# Help - Harperbury



## UE-OMJ (Apr 7, 2012)

Hi

I'm finding myself getting a bit obsessed with Harperbury, especially as rumour has it that the derelict buildings are up for demolition soon....

I have a few questions and am wondering if anyone can help.

1. I've been into pretty much all the buildings now but cant find any intact padded rooms. Do they still exist? I've seen photos showing a blue one in perfect condition but that could be an old photo.

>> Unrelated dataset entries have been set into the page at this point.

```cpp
template <bool kLds>
__device__ __forceinline__ void HfGeneralLoop(const HfLane<kLds>& L, HfBits& b, uint32_t& state, HfQueue& q, HfState& t, uint32_t& it, uint32_t& err,
                                              bool one_section, HfProfile& pf) {
  const int nslots = L.nslots;
  uint32_t cfg_uni = 0;
  bool cfg_is_uni = false;
  if (one_section) {
    cfg_uni = L.tab.cfg[0] & 0xFFF;
    cfg_is_uni = true;
    for (uint32_t i = 1; i < L.tab.dc->num_clusters; i++) cfg_is_uni &= (L.tab.cfg[i] & 0xFFF) == cfg_uni;
    cfg_uni = JXL_RFL(cfg_uni);
    cfg_is_uni = JXL_RFL(cfg_is_uni) != 0;
  }
  while (!err) {
    if ((it & (kHfTop - 1)) == 0) HfPeriod(L, b, q, pf);
    if (__all(!t.want_nz)) {
      if (one_section) {
        HfScalarRun(L, b, state, t, it, err, cfg_uni, cfg_is_uni, pf);
        continue;
      }
      for (;;) {
        const uint32_t u = AnsGet(b, state, L.tab, HfCoeffCtx(t, L.nnz_tab[HfNzPerCell(t)]));
        it++;
        const bool ok = HfTakeCoeff(L, t, u, err);
        if (!ok) err |= kErrBitstream;
        if (__any(!ok || t.want_nz) || (it & (kHfTop - 1)) == 0) break;
      }
      continue;
    }
    const uint64_t t0 = pf.GeneralBegin();
    if (t.want_nz && t.ci >= 3) {
      if (q.bi >= L.nblk) break;
      HfUnpackBlock(t, L.dq[__umul24(q.bi & kHfDqMask, nslots)], L.w8);
      q.bi++;
    }
    uint32_t ctx;
    if (t.want_nz) {
      const JXL_LDS uint8_t* const cc = L.col + __umul24(HfChannel(t.ci) * 32, nslots);
      const uint32_t xl = t.bx ? t.bx - 1 : 0;
      ctx = HfNnzCtx(L, t, t.ci, cc[__umul24(t.bx, nslots)], cc[__umul24(xl, nslots)]);
    } else {
      ctx = HfCoeffCtx(t, L.nnz_tab[HfNzPerCell(t)]);
    }
    const uint32_t u = AnsGet(b, state, L.tab, ctx);
    it++;
    if (t.want_nz) {
      if (!HfTakeNnz(L, t, u)) { err |= kErrBitstream; break; }
    } else if (!HfTakeCoeff(L, t, u, err)) {
      err |= kErrBitstream;
      break;
    }
    pf.GeneralEnd(t0);
  }
}

}

template <bool kLds>
__global__ __launch_bounds__(512) void hf_decode_kernel(const DevImage* imgs, const SectionTask* tasks, int lane_stride) {
  JXL_SERIAL_PRIO();
  extern __shared__ __align__(16) uint8_t smem[];
  const SectionTask task = tasks[blockIdx.x];
  const DevImage& im = imgs[task.image];
  const int per_wave = 64 / lane_stride;
  const int nslots = HfSlots(task.count);
  HfLane<kLds> L;
  L.nslots = nslots;
  JXL_LDS uint8_t* nzcol;
  JXL_LDS uint32_t* ring_base;
  JXL_LDS uint32_t* descq;
  {
    JXL_LDS uint8_t* lds = (JXL_LDS uint8_t*)smem;
    const HfLds at(nslots);
    ring_base = (JXL_LDS uint32_t*)(lds + at.ring);
    descq = (JXL_LDS uint32_t*)(lds + at.descq);
    nzcol = lds + at.nzcol;
    if constexpr (kLds) {
      JXL_LDS uint8_t* sn = lds + StageCode(lds, at.tables, im.acode, L.tab, threadIdx.x, blockDim.x);
      if (threadIdx.x < kNnzCtxBytes) sn[threadIdx.x] = d_nnz_ctx[threadIdx.x];
      L.nnz_tab = sn;
      __syncthreads();
    } else {
      GlobalCode(im.acode, L.tab);
      L.nnz_tab = d_nnz_ctx;
    }
  }
  if ((int)(threadIdx.x & 63) >= per_wave) return;
  const int si = (threadIdx.x >> 6) * per_wave + (threadIdx.x & 63);
  if (si >= task.count || si >= nslots) return;
  L.col = nzcol + si;
  const int g = im.hf_order[task.first + si];
  const int sec = im.single ? 0 : im.hf_sec_base + g;
  const uint64_t sec_bits = im.single ? im.hf_start_bits : im.sec_off[sec] * 8;
  HfBits b;
  b.Init(im.cs, im.cs_size, sec_bits, ring_base + si, (uint32_t)nslots);
  const uint32_t preset = b.Read(CeilLog2D((uint32_t)im.num_presets));
  L.nbc = im.num_block_ctx;
  L.ctx_offset = preset * L.nbc * 495;
  uint32_t err = preset >= (uint32_t)im.num_presets ? (uint32_t)kErrBitstream : 0u;
  if (im.lz_hf) b.SetLz(im.lz_hf + ((size_t)g << 18), 18, 0);
  uint32_t state = InitAnsState(b, L.tab);
  const int gx = g % im.xg, gy = g / im.xg;
  L.list = G(im.blk_list + (size_t)g * 1024);
// ... 669 lines not shown
```

pdn_jpegxl_amd/csrc/selftest.cc:

```cpp
#include <hip/hip_runtime.h>
#include <algorithm>
#include <cstring>
#include <stdexcept>
#include <string>
#include <vector>
#include "../../include/jxlfiletypeio.h"
#include "animation.h"
#include "dev_util.h"
#include "enc_animation.h"
#include "enc_types.h"
#include "batch_layout.h"
#include "enc_batch_layout.h"
#include "entropy_plan.h"
#include "host_parse.h"
#include "host_write.h"
#include "icc.h"
#include "modular_rules.h"

namespace jxlhip {
std::vector<EncTreeNode> MakeEncoderTree(uint32_t nlf);
extern const int32_t kWpCutsHost[kWpLeaves - 1];
std::vector<EncTreeNode> MakeLosslessSearchTree(int nch, const int32_t* pred, bool wp_ctx, int palette, uint8_t ctx[4][kWpLeaves + 1], int* palette_ctx);
void WriteLosslessSearchHeader(BitWriter& bw, int palette_colours, int palette_channels, int rct_type);
}
// ... 21 lines not shown
    std::vector<uint32_t> ctxs(n), vals(n), hist((size_t)num_ctx * kEncAlphabet, 0);
    std::vector<uint8_t> pinned(num_ctx, 0);
    if (pinned_ctx_plus1) pinned[pinned_ctx_plus1 - 1] = 1;
    for (uint32_t i = 0; i < n; i++) {
      const uint32_t c = rnd() % num_ctx;
      uint32_t v = 0;
      const uint32_t spread = 1 + c % 7;
      while ((rnd() % (spread + 1)) != 0 && v < 40) v++;
      if (rnd() % 97 == 0) v = rnd() >> (rnd() % 30);
      if (pinned[c]) v = 0;
      ctxs[i] = c; vals[i] = v;
      uint32_t tok, nb, bits;
      HybridEncode(v, &tok, &nb, &bits);
      hist[(size_t)c * kEncAlphabet + tok]++;
    }
    BitWriter bw;
    EncCode code;
    BuildAndWriteCode(hist.data(), num_ctx, max_clusters, pinned, bw, code);
    std::vector<EncToken> toks;
    for (uint32_t i = 0; i < n; i++)
      if (!pinned[ctxs[i]]) toks.push_back(EncToken{ctxs[i], vals[i]});
    WriteTokensHost(toks, code, bw);
    std::vector<uint8_t> bytes = bw.Finish();
    std::string why;
    if (!ReadBackTokens(bytes.data(), bytes.size(), num_ctx, ctxs.data(), vals.data(), n, &why)) { SetEncErr(err, why.c_str()); return 1; }
    return 0;
  } catch (const std::exception& e) {
    SetEncErr(err, e.what());
    return 2;
  }
}

extern "C" JXLFILETYPEIO_API int32_t jxlhip_selftest_tree(uint32_t nlf, ErrorInfo* err) {
  try {
    const std::vector<EncTreeNode> t = MakeEncoderTree(nlf);
    BitWriter bw;
    WriteTree(t, bw);
    std::vector<uint8_t> bytes = bw.Finish();
    std::vector<DevTreeNode> back;
    std::string why;
    if (!ReadBackTree(bytes.data(), bytes.size(), &back, &why)) { SetEncErr(err, why.c_str()); return 1; }
    if (back.size() != t.size()) { SetEncErr(err, "node count"); return 2; }
    uint32_t leaf = 0;
    for (size_t i = 0; i < t.size(); i++) {
      if (t[i].property >= 0) {
        if (back[i].property != t[i].property || back[i].splitval != t[i].splitval) { SetEncErr(err, "inner node"); return 3; }
      } else {
        if (back[i].property >= 0 || (back[i].a & 0xFF) != (uint32_t)t[i].pred || (back[i].a >> 8) != leaf || back[i].splitval != t[i].offset ||
            back[i].b != t[i].multiplier) { SetEncErr(err, "leaf"); return 4; }
        leaf++;
      }
    }
    return leaf == kNumEncLeaves ? 0 : 5;
  } catch (const std::exception& e) {
    SetEncErr(err, e.what());
    return 6;
  }
}

extern "C" JXLFILETYPEIO_API size_t jxlhip_selftest_headers(uint32_t xsize, uint32_t ysize, int32_t gray, int32_t alpha, int32_t lossless,
                                                            uint32_t epf_iters, uint32_t sec_bytes, uint8_t* dst, size_t capacity) {
  try {
    EncImageInfo ii;
    ii.xsize = xsize; ii.ysize = ysize; ii.gray = gray != 0; ii.alpha = alpha != 0; ii.xyb = !lossless;
    EncFrameInfo fi;
    fi.encoding = lossless ? 1 : 0;
    fi.gab = !lossless; fi.epf_iters = lossless ? 0 : epf_iters;
    BitWriter cs;
    WriteCodestreamHeaders(ii, cs);
    WriteFrameHeader(ii, fi, cs);
    const uint32_t ng = ((xsize + 255) / 256) * ((ysize + 255) / 256), nlf = ((xsize + 2047) / 2048) * ((ysize + 2047) / 2048);
    std::vector<uint32_t> sizes(ng == 1 ? 1 : 2 + nlf + ng, sec_bytes);
    WriteToc(sizes, cs);
    std::vector<uint8_t> bytes = cs.Finish();
    bytes.resize(bytes.size() + (size_t)sec_bytes * sizes.size(), 0);
    std::vector<uint8_t> file = WriteContainer(bytes, nullptr, 0, nullptr, 0);
    if (file.size() > capacity) return 0;
    memcpy(dst, file.data(), file.size());
    return file.size();
  } catch (...) {
    return 0;
  }
}

extern "C" JXLFILETYPEIO_API size_t jxlhip_selftest_headers_deep(uint32_t xsize, uint32_t ysize, int32_t gray, int32_t alpha, int32_t lossless,
                                                                 uint32_t bits, uint32_t exp_bits, int32_t colour, uint8_t* dst, size_t capacity) {
  try {
    EncImageInfo ii;
    ii.xsize = xsize; ii.ysize = ysize; ii.gray = gray != 0; ii.alpha = alpha != 0; ii.xyb = !lossless;
    ii.bits = bits; ii.exp_bits = exp_bits;
    switch (colour) {
      case KnownColorProfile_Srgb: case KnownColorProfile_GraySrgbTRC: break;
      case KnownColorProfile_LinearSrgb: case KnownColorProfile_LinearGray: ii.transfer = 8; break;
      case KnownColorProfile_DisplayP3: ii.primaries = 11; break;
      case KnownColorProfile_Rec709: ii.transfer = 1; break;
      case KnownColorProfile_Rec2020Linear: ii.primaries = 9; ii.transfer = 8; break;
      case KnownColorProfile_Rec2020PQ: ii.primaries = 9; ii.transfer = 16; ii.pq_intensity = true; break;
      default: return 0;
    }
    EncFrameInfo fi;
    fi.encoding = lossless ? 1 : 0;
    fi.gab = !lossless; fi.epf_iters = lossless ? 0 : 1;
    BitWriter cs;
    WriteCodestreamHeaders(ii, cs);
    WriteFrameHeader(ii, fi, cs);
    const uint32_t ng = ((xsize + 255) / 256) * ((ysize + 255) / 256), nlf = ((xsize + 2047) / 2048) * ((ysize + 2047) / 2048);
    std::vector<uint32_t> sizes(ng == 1 ? 1 : 2 + nlf + ng, 3);
    WriteToc(sizes, cs);
    std::vector<uint8_t> bytes = cs.Finish();
    bytes.resize(bytes.size() + 3 * sizes.size(), 0);
    std::vector<uint8_t> file = WriteContainer(bytes, nullptr, 0, nullptr, 0);
    if (file.size() > capacity) return 0;
    memcpy(dst, file.data(), file.size());
    return file.size();
  } catch (...) {
    return 0;
  }
}

extern "C" JXLFILETYPEIO_API size_t jxlhip_selftest_headers_icc(uint32_t xsize, uint32_t ysize, int32_t alpha, int32_t lossless, const uint8_t* icc,
                                                                size_t icc_size, uint8_t* dst, size_t capacity) {
  try {
    EncImageInfo ii;
    ii.xsize = xsize; ii.ysize = ysize; ii.gray = false; ii.alpha = alpha != 0; ii.xyb = !lossless;
    ii.icc = icc; ii.icc_size = icc_size;
    EncFrameInfo fi;
    fi.encoding = lossless ? 1 : 0;
    fi.gab = !lossless; fi.epf_iters = lossless ? 0 : 1;
    BitWriter cs;
    WriteCodestreamHeaders(ii, cs);
    WriteFrameHeader(ii, fi, cs);
    const uint32_t ng = ((xsize + 255) / 256) * ((ysize + 255) / 256), nlf = ((xsize + 2047) / 2048) * ((ysize + 2047) / 2048);
    std::vector<uint32_t> sizes(ng == 1 ? 1 : 2 + nlf + ng, 3);
    WriteToc(sizes, cs);
    std::vector<uint8_t> bytes = cs.Finish();
    bytes.resize(bytes.size() + 3 * sizes.size(), 0);
    std::vector<uint8_t> file = WriteContainer(bytes, nullptr, 0, nullptr, 0);
    if (file.size() > capacity) return 0;
    memcpy(dst, file.data(), file.size());
    return file.size();
  } catch (...) {
    return 0;
  }
}

extern "C" JXLFILETYPEIO_API int32_t jxlhip_selftest_reflect(int32_t v, int32_t n) { return ReflectIndex(v, n); }

extern "C" JXLFILETYPEIO_API uint32_t jxlhip_selftest_nnz_ctx(uint32_t nzl) { return NnzBucketCtx(nzl); }
extern "C" JXLFILETYPEIO_API uint32_t jxlhip_selftest_hf_pos_ctx(uint32_t ks) { return HfPosCtx(ks); }
extern "C" JXLFILETYPEIO_API uint32_t jxlhip_selftest_hf_nnz_predict(uint32_t bx, uint32_t by, uint32_t above, uint32_t left) {
  return HfNnzPredict(bx, by, above, left);
}
extern "C" JXLFILETYPEIO_API uint32_t jxlhip_selftest_hf_nnz_bucket(uint32_t predicted) { return HfNnzCountBucket(predicted); }

extern "C" JXLFILETYPEIO_API size_t jxlhip_selftest_write_tokens(uint32_t num_ctx, const uint32_t* ctxs, const uint32_t* values, uint32_t n,
                                                                 uint8_t* dst, size_t capacity, uint64_t* nbits) {
  try {
    std::vector<uint32_t> hist((size_t)num_ctx * kEncAlphabet, 0);
    std::vector<EncToken> toks;
    for (uint32_t i = 0; i < n; i++) {
      if (ctxs[i] >= num_ctx) return 0;
      uint32_t tok, nb, bits;
      HybridEncode(values[i], &tok, &nb, &bits);
      hist[(size_t)ctxs[i] * kEncAlphabet + tok]++;
      toks.push_back(EncToken{ctxs[i], values[i]});
    }
    BitWriter bw;
    EncCode code;
    BuildAndWriteCode(hist.data(), num_ctx, (int)num_ctx, std::vector<uint8_t>(num_ctx, 0), bw, code);
    WriteTokensHost(toks, code, bw);
    const uint64_t bit_count = bw.BitCount();
    std::vector<uint8_t> bytes = bw.Finish();
    if (bytes.size() > capacity) return 0;
    memcpy(dst, bytes.data(), bytes.size());
    *nbits = bit_count;
    return bytes.size();
  } catch (...) {
    return 0;
  }
}
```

2. There are 3 building that I've not been able to get into, photos and a map of these are below. Does anyone know what these are, or what is inside, and is it worth me continuing to try to get into these, or is it time to let it go?









Building 1












Building 2












Building 3












Thanks for any help...

Steve


----------



## highcannons (Apr 7, 2012)

"Help - Harperbury - or is it time to let it go?"

Sit down and relax, there are tissues here if you need them. So tell me what seems to be bothering you.


----------



## krela (Apr 7, 2012)

highcannons said:


> "Help - Harperbury - or is it time to let it go?"
> 
> Sit down and relax, there are tissues here if you need them. So tell me what seems to be bothering you.



Oi, I'm the counsellor here...


----------



## klempner69 (Apr 7, 2012)

There was a near complete green padded cell last november,but the door padding was lying on the floor nearby.There is also the red padded play area,but that building was sealed up.


----------



## UE-OMJ (Apr 7, 2012)

klempner69 said:


> There was a near complete green padded cell last november,but the door padding was lying on the floor nearby.There is also the red padded play area,but that building was sealed up.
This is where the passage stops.